Thanks for all the advice y’all.  I’d really like to hear the elk bugle. So I may just save up points and try to do it guided year after next. Or learn as much as possible and DIY in a couple years.


----------



## C.Killmaster (Feb 21, 2019)

erhunter said:


> Thanks for all the advice y’all.  I’d really like to hear the elk bugle. So I may just save up points and try to do it guided year after next. Or learn as much as possible and DIY in a couple years.


If you want to hear bugling I would go in archery or maybe muzzleloader.  They are mostly done by October when the first rifle season starts, we didn't hear any bugling until the last day of the season despite plenty of elk in the area.


----------



## DWBMontana (Feb 21, 2019)

I hear bugling here in Montana even opening week of general rifle usually, fact is, even a couple years they have been as vocal or more so then earlier September, not all cows are bred their 1st cycle, and competition for remaining cows can be good.


----------



## mrsturkeyman (Feb 21, 2019)

erhunter said:


> Hello All,
> Looking at booking a first time Elk Hunt in Delores CO next fall.  Prices w this outfitter are 2K$ October for self guided hunt 4K$November guided.  Meals included. Tags and flights and packaging and taxidermy are not.  Guided hunt only available in Nov hunt
> (when bulls are reportedly not calling)
> 
> ...


when you shoot elk holler run toward the truck


----------



## cam88 (Feb 26, 2019)

I've been looking to do a DIY hunt in the next couple of years out there. All this info helps out a bunch. I plan on just doing the OTC tag route.


----------



## NCMTNHunter (Feb 26, 2019)

Here is pretty decent summary on different tag draw systems. It’s a pretty daunting subject at first but with a little research it becomes a little less confusing. 

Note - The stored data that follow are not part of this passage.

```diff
@@ -1360,13 +1377,6 @@
 	if ((u32) (pd[p] >> 32) != NONE32) return;
 	head = p; dist = (u32) x;
 }
-__global__ void k_chain_len(const u64* __restrict__ pd, u32 n, u32* __restrict__ len) {
-	const u32 v = blockIdx.x * blockDim.x + threadIdx.x;
-	if (v >= n) return;
-	u32 h, d;
-	chain_of(pd, v, h, d);
-	atomicAdd(&len[h], 1u);
-}
 
 __global__ void k_chain_place(const u64* __restrict__ pd, const u32* __restrict__ off, u32 n, u32* __restrict__ newidx) {
 	const u32 v = blockIdx.x * blockDim.x + threadIdx.x;
@@ -1377,13 +1387,14 @@
 }
 __global__ void k_chain_permute(const u32* __restrict__ newidx, u32 n, const u64* __restrict__ lo, const u64* __restrict__ hi, const u32* __restrict__ gcnt,
                                 const u64* __restrict__ gfirst, const u32* __restrict__ succ, u64* __restrict__ lo2, u64* __restrict__ hi2,
-                                u32* __restrict__ gcnt2, u64* __restrict__ gfirst2, ulonglong2* __restrict__ skey2, u32* __restrict__ succ2) {
+                                u32* __restrict__ gcnt2, u64* __restrict__ gfirst2, u32* __restrict__ succ2,
+                                const u32* __restrict__ slotno, ulonglong2* __restrict__ slots) {
 	const u32 v = blockIdx.x * blockDim.x + threadIdx.x;
 	if (v >= n) return;
 	const u32 q = newidx[v];
 	const u64 l = lo[v], h = hi[v];
 	lo2[q] = l; hi2[q] = h; gcnt2[q] = gcnt[v]; gfirst2[q] = gfirst[v];
-	skey2[q] = make_ulonglong2(l, h);
+	slots[slotno[v]].y = h | ((u64) (q + 1u) << SLOT_HI_BITS);
 	const uint4 s = *(const uint4*) &succ[(size_t) v * 4];
 	uint4 r;
 	r.x = s.x == NONE32 ? NONE32 : newidx[s.x];
@@ -1392,15 +1403,8 @@
 	r.w = s.w == NONE32 ? NONE32 : newidx[s.w];
 	*(uint4*) &succ2[(size_t) q * 4] = r;
 }
-__global__ void k_table_remap(ulonglong2* __restrict__ slots, u32 n_slots, const u32* __restrict__ newidx) {
-	const u32 i = blockIdx.x * blockDim.x + threadIdx.x;
-	if (i >= n_slots) return;
-	const u64 y = slots[i].y;
-	if (!y) return;
-	slots[i].y = (y & SLOT_HI_MASK) | ((u64) (newidx[(u32) (y >> SLOT_HI_BITS) - 1] + 1u) << SLOT_HI_BITS);
-}
-
-__global__ void k_chain_words(const u32* __restrict__ succ, const ulonglong2* __restrict__ skey, u32 n, int k, u64* __restrict__ linw, u32* __restrict__ fbw,
+
+__global__ void k_chain_words(const u32* __restrict__ succ, const u64* __restrict__ klo, const u64* __restrict__ khi, u32 n, int k, u64* __restrict__ linw, u32* __restrict__ fbw,
                               const u32* __restrict__ partner) {
 	const u32 p = blockIdx.x * blockDim.x + threadIdx.x;
 	const u32 j = p & 15u;
@@ -1414,7 +1418,7 @@
 			if (sv[b] == p + 1 && mirrored) w |= (1ull << (15u - j)) | ((u64) b << (32u + 2u * (15u - j)));
 			else w |= 1ull << (31u - j);
 		}
-		const ulonglong2 kk = skey[p];
+		const ulonglong2 kk = make_ulonglong2(klo[p], khi[p]);
 		const int sh = 2 * (k - 1);
 		fb = (u32) (sh < 64 ? kk.x >> sh : kk.y >> (sh - 64)) & 3u;
 	}
@@ -1842,7 +1846,7 @@
 	const u64 fs = in_first[e];
 	if (fs == NONE64) { in_from[e] = NONE32; return; }
 	const u32 v = e >> 2, a = e & 3u;
-	const ulonglong2 kk = t.skey[v];
+	const ulonglong2 kk = surv_key(t, v);
 	const u128 kv = ((u128) kk.y << 64) | kk.x;
 	const u128 ku = (kv >> 2) | ((u128) a << (2 * (k - 1)));
 	const int u = surv_lookup2(t, (u64) ku, (u64) (ku >> 64));
@@ -2336,53 +2340,54 @@
 	ulonglong2* table;
 	u32 *succ0, *succ, *bloom, *clen, *coff, *newidx, *jump_open, *fbw, *gcnt2, *bestsucc, *partner = nullptr;
 	u64 *pd, *lo2, *hi2, *gfirst2, *linw;
-	ulonglong2 *skey0, *skey;
 	u32 bloom_bits = 1u << 16;
 	while (bloom_bits < (1u << 30) && (size_t) bloom_bits < (size_t) ns * 16) bloom_bits <<= 1;
 	const u32 nb16 = (ns + 15u) >> 4;
 	const u32 n_jump = (ceil_log2_u64((u64) ns + 1) + 4) / 5 + 1;
 	{
 		auto up = [](size_t b) { return (b + 255) & ~(size_t) 255; };
-		const size_t b_bloom = up(bloom_bits / 8), b_table = up(((size_t) tmask + 1) * 16), b_pred = up((size_t) ns * 8), b_clen = up((size_t) ns * 4),
+		const size_t b_bloom = up(bloom_bits / 8), b_table = up(((size_t) tmask + 1) * 16),
 		             b_jump = up((size_t) (n_jump + 1) * 4), b_linw = up(((size_t) nb16 + 1) * 8);
 		uint8_t* z;
-		const size_t zb = b_bloom + b_table + b_pred + b_clen + b_jump + b_linw;
+		const size_t zb = b_bloom + b_table + b_jump + b_linw;
 		HIP_TRY(db.alloc(&z, zb));
 		HIP_TRY(hipMemsetAsync(z, 0, zb, st));
 		table = (ulonglong2*) z; z += b_table;
 		bloom = (u32*) z; z += b_bloom;
-		pred = (unsigned long long*) z; z += b_pred;
-		clen = (u32*) z; z += b_clen;
 		jump_open = (u32*) z; z += b_jump;
 		linw = (u64*) z;
 	}
-	HIP_TRY(db.alloc(&skey0, ns)); HIP_TRY(db.alloc(&skey, ns));
+	u32* slotno;
+	HIP_TRY(db.alloc(&pred, ns)); HIP_TRY(db.alloc(&clen, ns)); HIP_TRY(db.alloc(&slotno, ns));
 	HIP_TRY(db.alloc(&succ0, (size_t) ns * 4)); HIP_TRY(db.alloc(&succ, (size_t) ns * 4));
 	HIP_TRY(db.alloc(&pd, ns)); HIP_TRY(db.alloc(&coff, (size_t) ns + 1)); HIP_TRY(db.alloc(&newidx, ns));
 	HIP_TRY(db.alloc(&lo2, ns)); HIP_TRY(db.alloc(&hi2, ns)); HIP_TRY(db.alloc(&gcnt2, ns)); HIP_TRY(db.alloc(&gfirst2, ns));
 	HIP_TRY(db.alloc(&fbw, nb16));
 	HIP_TRY(db.alloc(&bestsucc, ns));
 	if (sym_walk) HIP_TRY(db.alloc(&partner, ns));
-	const SurvTable tb0{table, tmask, skey0, bloom, bloom_bits - 1};
-	const SurvTable tb{table, tmask, skey, bloom, bloom_bits - 1};
+	const SurvTable tb0{table, tmask, sv.lo, sv.hi, bloom, bloom_bits - 1};
+	const SurvTable tb{table, tmask, lo2, hi2, bloom, bloom_bits - 1};
 	if (table_out) *table_out = tb;
 	const dim3 gs((ns + 255) / 256), bs(256);
 	{
 		vdjx_prof_scope ps(c, "k_surv_table");
-		hipLaunchKernelGGL(k_surv_table2, gs, bs, 0, st, sv.lo, sv.hi, ns, table, tmask, skey0, bloom, bloom_bits - 1);
+		hipLaunchKernelGGL(k_surv_table2, gs, bs, 0, st, sv.lo, sv.hi, ns, table, tmask, bloom, bloom_bits - 1, slotno, pred);
 		hipLaunchKernelGGL(k_succ_links2, gs, bs, 0, st, tb0, ns, k, sv.gcnt, succ0, pred, bestsucc);
 	}
 	{
 		vdjx_prof_scope ps(c, "k_chain_order");
 		hipLaunchKernelGGL(k_chain_init, gs, bs, 0, st, pred, bestsucc, ns, pd);
-		for (u32 j = 0; j < n_jump; j++) hipLaunchKernelGGL(k_chain_jump, gs, bs, 0, st, pd, ns, j ? jump_open + j - 1 : (const u32*) nullptr, jump_open + j);
-		hipLaunchKernelGGL(k_chain_len, gs, bs, 0, st, pd, ns, clen);
+		for (u32 j = 0; j + 1 < n_jump; j++)
+			hipLaunchKernelGGL(k_chain_jump<false>, gs, bs, 0, st, pd, ns, j ? jump_open + j - 1 : (const u32*) nullptr, jump_open + j, (const unsigned long long*) pred,
+			                   (const u32*) bestsucc, clen);
+		hipLaunchKernelGGL(k_chain_jump<true>, gs, bs, 0, st, pd, ns, n_jump > 1 ? jump_open + n_jump - 2 : (const u32*) nullptr, jump_open + n_jump - 1,
+		                   (const unsigned long long*) pred, (const u32*) bestsucc, clen);
 		{ const int rc_ = vdjx_scan_wide(db, st, clen, ns, coff); if (rc_) return rc_; }
 		hipLaunchKernelGGL(k_chain_place, gs, bs, 0, st, pd, coff, ns, newidx);
-		hipLaunchKernelGGL(k_chain_permute, gs, bs, 0, st, newidx, ns, sv.lo, sv.hi, sv.gcnt, sv.gfirst, succ0, lo2, hi2, gcnt2, gfirst2, skey, succ);
-		hipLaunchKernelGGL(k_table_remap, dim3(tmask / 256 + 1), bs, 0, st, table, tmask + 1, newidx);
+		hipLaunchKernelGGL(k_chain_permute, gs, bs, 0, st, newidx, ns, sv.lo, sv.hi, sv.gcnt, sv.gfirst, succ0, lo2, hi2, gcnt2, gfirst2, succ,
+		                   (const u32*) slotno, table);
 		if (sym_walk) hipLaunchKernelGGL(k_partner, gs, bs, 0, st, tb, ns, k, partner);
-		hipLaunchKernelGGL(k_chain_words, gs, bs, 0, st, succ, skey, ns, k, linw, fbw, (const u32*) partner);
+		hipLaunchKernelGGL(k_chain_words, gs, bs, 0, st, succ, (const u64*) lo2, (const u64*) hi2, ns, k, linw, fbw, (const u32*) partner);
 	}
 	dbg_sync(c, "k_chain_order");
 	if (sync_debug()) {
```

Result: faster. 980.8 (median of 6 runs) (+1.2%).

https://www.themeateater.com/hunt/big-game/big-game-tags-understanding-license-draws


----------



## cam88 (Feb 27, 2019)

The meateater one is a good read also check this website out if you haven't already.

https://www.backcountrychronicles.com/western-states-over-the-counter-elk-tags-non-residents/


----------



## plumber_1969 (Mar 11, 2019)

This will be our third year elk hunting. The first year we went on a limited draw in Colorado and had a blast. Did not kill an elk, took three days to hear one bugling at us and if you are bow hunting, you BETTER understand that the winds swirl 360 degrees about the time you are ready to draw. Unless you have a personal recommendation, I would not spend my money with a guide. We saw, smelled and had elk bark at us. Walked over 30 miles in 5 days up and down the mountains and enjoyed every pain and ache with it. Like others have said, success rates are very deceptive. My success was 100% once I crossed the Rocky Mountains and spent 5 nights in a tent with the crisp mountain air and low humidity in September. I could have filled a semi with mule deer we walked up on. When buying your gear, buy once and cry once. It is not cheap for good gear but some it is not necessary either.


----------



## sea trout (Mar 11, 2019)

plumber_1969 said:


> When buying your gear, buy once and cry once.



Very very well said! Very true!


----------



## Mac (Apr 11, 2019)

I have hunted twice DIY  San Juan NF, north of Delores.  Once 2nd rifle and once ML,  the weather can be a big factor during the 2nd rifle, it was on our hunt terrible weather.   The ML hunt was lots of bugling but on private land joining the NF.  Saw cows and bear several days, but no harvest.

IMO, I would not pay for a guided hunt on public land.  They have no control of who and how many folks will be in the area.  Also, San Juan, you have the issue of ATV's riding the trails and roads.


----------



## godogs57 (Apr 18, 2019)

C.Killmaster said:


> If you want to hear bugling I would go in archery or maybe muzzleloader.  They are mostly done by October when the first rifle season starts, we didn't hear any bugling until the last day of the season despite plenty of elk in the area.


I generally go to Northern  NM the first week of rifle season, Oct 1-5. Every year I've been fortunate to be covered up in bugles,  fights, and having a ball calling em in, mostly with my mouth alone! The latest I've heard bugling and responding to calls has been October 17th. 

Nothing can compare with elk hunting during the rut. Nothing.


----------



## swamp hunter (Apr 18, 2019)

My 2nd Bull..Grouse hunting, 12 Gauge with Slugs....Check out that Camo


----------



## Limbhanger2881 (Apr 19, 2019)

DO not go with a guide. You get more satisfaction killing a bull without a guide. Elk are not hard to kill. Go in September and go as high as you can even if it is above the tree line. Best piece of advice is DO NOT OVER CALL. Bulls will bugle all year long. Also, if you can find a limited entry hunt or hunt Montana, migrating bulls are fun to hunt. I saw 150+ bulls in November and December this year. I saw 45 bulls on Thanksgiving.


----------



## C.Killmaster (May 1, 2019)

godogs57 said:


> I generally go to Northern  NM the first week of rifle season, Oct 1-5. Every year I've been fortunate to be covered up in bugles,  fights, and having a ball calling em in, mostly with my mouth alone! The latest I've heard bugling and responding to calls has been October 17th.
> 
> Nothing can compare with elk hunting during the rut. Nothing.



Do you hunt private land?  Looks like it would be hard to draw a tag every year in NM.


----------



## godogs57 (May 1, 2019)

C.Killmaster said:


> Do you hunt private land?  Looks like it would be hard to draw a tag every year in NM.


Yep. Unit 55A or 46....alternate each year.


----------